None of this is to say that democracies are not feeling it as well. But I do not buy that global trends in 2024 are uniquely hitting democratic regimes harder. We are simply able to observe the stresses they encounter far more readily than in Tehran, Pyongyang, or Moscow. Which means that 2025 might be an even more unstable year than 2024.
South Korea represents a far more serious wobble, and yet in the end South Korean president Yoon Suk Yeol’s gamble for political resurrection did not pay off.
"Which means that 2025 might be an even more unstable year than 2024."

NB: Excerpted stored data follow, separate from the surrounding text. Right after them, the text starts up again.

struct F32 {
    typedef float elem;
    typedef f32x4 frag;
    typedef f32x4 vec;
    static constexpr int VEC = 4;
    static constexpr int KSTEPS = RT / 4;
    typedef float kfrag;
    template <int STRIDE>
    static __device__ __forceinline__ void frags(const elem *tile, int g, int i, int col0, kfrag (&out)[KSTEPS]) {
#pragma unroll
        for (int ks = 0; ks < KSTEPS; ++ks) out[ks] = tile[(ks * 4 + g) * STRIDE + col0 + i];
    }
    static __device__ __forceinline__ f32x4 mma(kfrag a, kfrag b, f32x4 c) {
        return __builtin_amdgcn_mfma_f32_16x16x4f32(a, b, c, 0, 0, 0);
    }
};

struct F32S : F32 {
    static constexpr int KSTEPS = RT / 16;
    struct kfrag { unsigned hi[2], lo[2]; };
    template <int STRIDE>
    static __device__ __forceinline__ void frags(const elem *tile, int g, int i, int col0, kfrag (&out)[KSTEPS]) {
        typedef __bf16 bf16x2 __attribute__((ext_vector_type(2)));
        typedef float f32x2 __attribute__((ext_vector_type(2)));
#pragma unroll
        for (int ks = 0; ks < KSTEPS; ++ks) {
            float v[4];
#pragma unroll
            for (int q = 0; q < 4; ++q) v[q] = tile[(ks * 16 + 4 * g + q) * STRIDE + col0 + i];
#pragma unroll
            for (int h = 0; h < 2; ++h) {
                const f32x2 a = {v[2 * h], v[2 * h + 1]};
                const unsigned hu = __builtin_bit_cast(unsigned, __builtin_convertvector(a, bf16x2));
                const f32x2 res = {a[0] - __uint_as_float(hu << 16), a[1] - __uint_as_float(hu & 0xffff0000u)};
                out[ks].hi[h] = hu;
                out[ks].lo[h] = __builtin_bit_cast(unsigned, __builtin_convertvector(res, bf16x2));
            }
        }
    }
    static __device__ __forceinline__ f32x4 mma(const kfrag &a, const kfrag &b, f32x4 c) {
        const u32x4 av = {a.hi[0], a.hi[1], a.lo[0], a.lo[1]};
        const u32x4 b1 = {b.hi[0], b.hi[1], b.hi[0], b.hi[1]}, b2 = {b.lo[0], b.lo[1], b.lo[0], b.lo[1]};
        c = __builtin_amdgcn_mfma_f32_16x16x32_bf16(__builtin_bit_cast(bf16x8, av), __builtin_bit_cast(bf16x8, b1), c, 0, 0, 0);
        return __builtin_amdgcn_mfma_f32_16x16x32_bf16(__builtin_bit_cast(bf16x8, av), __builtin_bit_cast(bf16x8, b2), c, 0, 0, 0);
    }
};

struct BF16 {
    typedef unsigned short elem;
    typedef s16x4 frag;
    typedef u32x4 vec;
    static constexpr int VEC = 8;
    static constexpr int KSTEPS = RT / 32;
    typedef bf16x8 kfrag;
    template <int STRIDE>
    static __device__ __forceinline__ void frags(const elem *tile, int g, int i, int col0, kfrag (&out)[KSTEPS]) {
        static_assert(KSTEPS == 2, "two k-steps of 32 rows");
        const unsigned addr = (unsigned)(uintptr_t)(tile + (8 * g + (i >> 2)) * STRIDE + col0 + 4 * (i & 3));
        s16x4 lo0, hi0, lo1, hi1;
        asm volatile("ds_read_b64_tr_b16 %0, %4\n\t"
                     "ds_read_b64_tr_b16 %1, %4 offset:%5\n\t"
                     "ds_read_b64_tr_b16 %2, %4 offset:%6\n\t"
                     "ds_read_b64_tr_b16 %3, %4 offset:%7\n\t"
                     "s_waitcnt lgkmcnt(0)"
                     : "=&v"(lo0), "=&v"(hi0), "=&v"(lo1), "=&v"(hi1)
                     : "v"(addr), "n"(4 * STRIDE * 2), "n"(32 * STRIDE * 2), "n"(36 * STRIDE * 2)
                     : "memory");
        typedef short s16x8 __attribute__((ext_vector_type(8)));
        const s16x8 k0 = __builtin_shufflevector(lo0, hi0, 0, 1, 2, 3, 4, 5, 6, 7);
        const s16x8 k1 = __builtin_shufflevector(lo1, hi1, 0, 1, 2, 3, 4, 5, 6, 7);
        out[0] = __builtin_bit_cast(bf16x8, k0);
        out[1] = __builtin_bit_cast(bf16x8, k1);
    }
    static __device__ __forceinline__ f32x4 mma(kfrag a, kfrag b, f32x4 c) {
        return __builtin_amdgcn_mfma_f32_16x16x32_bf16(a, b, c, 0, 0, 0);
    }
};

template <class T, int TA, int TB, int OGW, bool VOK>
__device__ __forceinline__ void wgrad_body(const typename T::elem *__restrict__ a, int ca,
                                           const typename T::elem *__restrict__ b, int cb,
                                           const int32_t *__restrict__ tbl, int ld, int K,
                                           int n_rows, int rows_per_chunk, int n_tag,
                                           int n_tbg, int n_og, float *__restrict__ partial, int item) {
    typedef typename T::elem elem;
    typedef typename T::frag frag;
    typedef typename T::kfrag kfrag;
    constexpr int SA = TA * 16 + PAD, SB = TB * 16 + PAD;
    __shared__ __attribute__((aligned(16))) elem b_tile[RT * SB];
    __shared__ __attribute__((aligned(16))) elem a_tile[4][RT * SA];

    const int lane = threadIdx.x & 63, wid = threadIdx.x >> 6;
    const int i = lane & 15, g = lane >> 4;
    const int n_grp = n_tag * n_tbg * n_og;
    const int chunk = item / n_grp;
    int grp = item % n_grp;
    const int tag = grp % n_tag; grp /= n_tag;
    const int tbg = grp % n_tbg;
    const int o_base = (grp / n_tbg) * (4 * OGW);
    const int ca0 = tag * TA * 16, cb0 = tbg * TB * 16;

    f32x4 acc[OGW][TA][TB];
#pragma unroll
    for (int oo = 0; oo < OGW; ++oo)
#pragma unroll
        for (int x_ = 0; x_ < TA; ++x_)
#pragma unroll
            for (int y_ = 0; y_ < TB; ++y_) acc[oo][x_][y_] = (f32x4){0.f, 0.f, 0.f, 0.f};

    const long long r_begin = (long long)chunk * rows_per_chunk;
    long long r_end = r_begin + rows_per_chunk;
    if (r_end > n_rows) r_end = n_rows;

    elem *my_a = a_tile[wid];

    typedef typename T::vec vec;
    constexpr int VEC = T::VEC, NVA = TA * 16 / VEC, NVB = TB * 16 / VEC;
    auto load_vec = [&](const elem *p, const elem *safe, int c, int cmax, bool ok) -> vec {
        const bool live = ok && c < cmax;
        if constexpr (VOK) {
            return *reinterpret_cast<const vec *>(live ? p : safe);
        } else {
            vec v = vec{};
            if (live) {
                elem tmp[VEC];
#pragma unroll
                for (int q = 0; q < VEC; ++q) tmp[q] = (c + q < cmax) ? p[q] : (elem)0;
                v = *reinterpret_cast<const vec *>(tmp);
            }
            return v;
        }
    };
    auto gather_row = [&](int idx, vec (&dst)[NVA]) {
#pragma unroll
        for (int f = 0; f < NVA; ++f) {
            const int c = ca0 + f * VEC;
            dst[f] = load_vec(a + (long long)(idx >= 0 ? idx : 0) * ca + c, a, c, ca, idx >= 0);
        }
    };

    constexpr int NDY = (RT * NVB + 255) / 256;
    vec dy_reg[NDY];
    int idx_n[OGW];
    auto load_dy = [&](long long r0) {
#pragma unroll
        for (int k = 0; k < NDY; ++k) {
            const int e = threadIdx.x + k * 256;
            const int r = e / NVB, f = e - r * NVB;
            const long long row = r0 + r;
            const int c = cb0 + f * VEC;
            dy_reg[k] = load_vec(b + (row < r_end ? row : 0) * cb + c, b, c, cb, e < RT * NVB && row < r_end);
        }
    };
    auto load_idx = [&](long long r0) {
#pragma unroll
        for (int oo = 0; oo < OGW; ++oo) {
            const int o = o_base + wid + 4 * oo;
            const long long row = r0 + lane;
            idx_n[oo] = tbl[(o < K && row < r_end) ? (long long)o * ld + row : 0];
        }
    };

    vec rows_cur[NVA], rows_nxt[NVA];
    if (r_begin < r_end) {
        load_dy(r_begin);
        load_idx(r_begin);
        gather_row((o_base + wid < K && r_begin + lane < r_end) ? idx_n[0] : -1, rows_cur);
    }
    for (long long r0 = r_begin; r0 < r_end; r0 += RT) {
        doda_sync();
#pragma unroll
        for (int k = 0; k < NDY; ++k) {
            const int e = threadIdx.x + k * 256;
            if (e < RT * NVB) {
                const int r = e / NVB, f = e - r * NVB;
                const bool live = r0 + r < r_end && cb0 + f * VEC < cb;
                *reinterpret_cast<vec *>(&b_tile[r * SB + f * VEC]) = (VOK && !live) ? vec{} : dy_reg[k];
            }
        }
        int idx[OGW];
#pragma unroll
        for (int oo = 0; oo < OGW; ++oo)
            idx[oo] = (o_base + wid + 4 * oo < K && r0 + lane < r_end) ? idx_n[oo] : -1;
        const bool more = r0 + RT < r_end;
        if (more) {
            load_dy(r0 + RT);
            load_idx(r0 + RT);
        }
        doda_sync();
        kfrag bf[TB][T::KSTEPS];
#pragma unroll
        for (int y_ = 0; y_ < TB; ++y_) T::template frags<SB>(b_tile, g, i, y_ * 16, bf[y_]);

#pragma unroll
        for (int oo = 0; oo < OGW; ++oo) {
            if (oo + 1 < OGW) gather_row(idx[oo + 1], rows_nxt);
            else if (more) gather_row((o_base + wid < K && r0 + RT + lane < r_end) ? idx_n[0] : -1, rows_nxt);
            if (__ballot(idx[oo] >= 0) != 0ull) {
#pragma unroll
                for (int f = 0; f < NVA; ++f) {
                    const bool live = idx[oo] >= 0 && ca0 + f * VEC < ca;
                    *reinterpret_cast<vec *>(&my_a[lane * SA + f * VEC]) = (VOK && !live) ? vec{} : rows_cur[f];
                }
                __builtin_amdgcn_wave_barrier();
#pragma unroll
                for (int x_ = 0; x_ < TA; ++x_) {
                    kfrag af[T::KSTEPS];
                    T::template frags<SA>(my_a, g, i, x_ * 16, af);
#pragma unroll
                    for (int ks = 0; ks < T::KSTEPS; ++ks)
#pragma unroll
                        for (int y_ = 0; y_ < TB; ++y_)
                            acc[oo][x_][y_] = T::mma(af[ks], bf[y_][ks], acc[oo][x_][y_]);
                }
                __builtin_amdgcn_wave_barrier();
            }
#pragma unroll
            for (int f = 0; f < NVA; ++f) rows_cur[f] = rows_nxt[f];
        }
    }

    float *out = partial + (long long)chunk * K * ca * cb;
#pragma unroll
    for (int oo = 0; oo < OGW; ++oo) {
        const int o = o_base + wid + 4 * oo;
        if (o < K) {
#pragma unroll
            for (int x_ = 0; x_ < TA; ++x_)
#pragma unroll
                for (int y_ = 0; y_ < TB; ++y_)
#pragma unroll
                    for (int r = 0; r < 4; ++r) {
                        const int ci = ca0 + x_ * 16 + 4 * g + r, co = cb0 + y_ * 16 + i;
                        if (ci < ca && co < cb)
                            out[((long long)o * ca + ci) * cb + co] = acc[oo][x_][y_][r];
                    }
        }
    }
}

struct WJob {
    const void *a, *b;
    const int32_t *tbl;
    float *out;
    int ca, cb, ld, K, n_rows, rows_per_chunk, n_tag, n_tbg, n_og, blk_end;
};
struct RJob {
    const float4 *partial;
    float4 *dw;
    long long n_quad;
    int R, blk_end, accumulate, pad;
};

template <class J>
__device__ __forceinline__ int find_job(const J *jobs, int n_jobs, int blk) {
    int lo = 0, hi = n_jobs - 1;
    while (lo < hi) {
        const int mid = (lo + hi) >> 1;
        if (blk < jobs[mid].blk_end) hi = mid; else lo = mid + 1;
    }
    return lo;
}

template <class T, int TA, int TB, int OGW, bool VOK>
__global__ __launch_bounds__(256) void wgrad_multi_kernel(const WJob *__restrict__ jobs, int n_jobs) {
    const int j = find_job(jobs, n_jobs, (int)blockIdx.x);
    const WJob d = jobs[j];
    const int first = j == 0 ? 0 : jobs[j - 1].blk_end;
    wgrad_body<T, TA, TB, OGW, VOK>((const typename T::elem *)d.a, d.ca, (const typename T::elem *)d.b, d.cb,
                                    d.tbl, d.ld, d.K, d.n_rows, d.rows_per_chunk, d.n_tag, d.n_tbg, d.n_og,
                                    d.out, (int)blockIdx.x - first);
}

__global__ __launch_bounds__(256) void wgrad_reduce_multi(const RJob *__restrict__ jobs, int n_jobs) {
    __shared__ float4 part[256];
    const int j = find_job(jobs, n_jobs, (int)blockIdx.x);
    const RJob d = jobs[j];
    const int first = j == 0 ? 0 : jobs[j - 1].blk_end;
    const int RL = d.pad, EL = 256 / RL;
    const int el = (int)threadIdx.x % EL, rl = (int)threadIdx.x / EL;
    const long long q = (long long)((int)blockIdx.x - first) * EL + el;
    float4 s = make_float4(0.f, 0.f, 0.f, 0.f);
    if (q < d.n_quad)
        for (int r = rl; r < d.R; r += RL) {
            const float4 v = d.partial[(long long)r * d.n_quad + q];
            s.x += v.x; s.y += v.y; s.z += v.z; s.w += v.w;
        }
    part[rl * EL + el] = s;
    doda_sync();
    if (rl == 0 && q < d.n_quad) {
        float4 t = part[el];
        for (int r = 1; r < RL; ++r) {
            const float4 v = part[r * EL + el];
            t.x += v.x; t.y += v.y; t.z += v.z; t.w += v.w;
        }
        if (d.accumulate) {
            const float4 old = d.dw[q];
            t.x += old.x; t.y += old.y; t.z += old.z; t.w += old.w;
        }
        d.dw[q] = t;
    }
}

And just the team to lead the US amidst growing international instability: tRump and MAGA.
Can it get any worse? Well, you ain't seen nuthin' yet!
If I’ve learned one thing this century, it’s that Bad Things Are Bad, and that those in charge are generally blamed. I think we all misunderstood this year’s elections and events as being driven primarily by local factors, when really the whole world is mad about a shitty four years— about the pandemic, the strife it caused, the disorder it brought and the inflation it triggered. And Prof. Drezner is right, nobody’s been immune. And to give my hobbyhorse a good rocking, this is why the narrative of Trump triumph, Dem collapse is wrong and pernicious. We’ve had so many insanely close elections that a merely extremely close election looks like a blowout.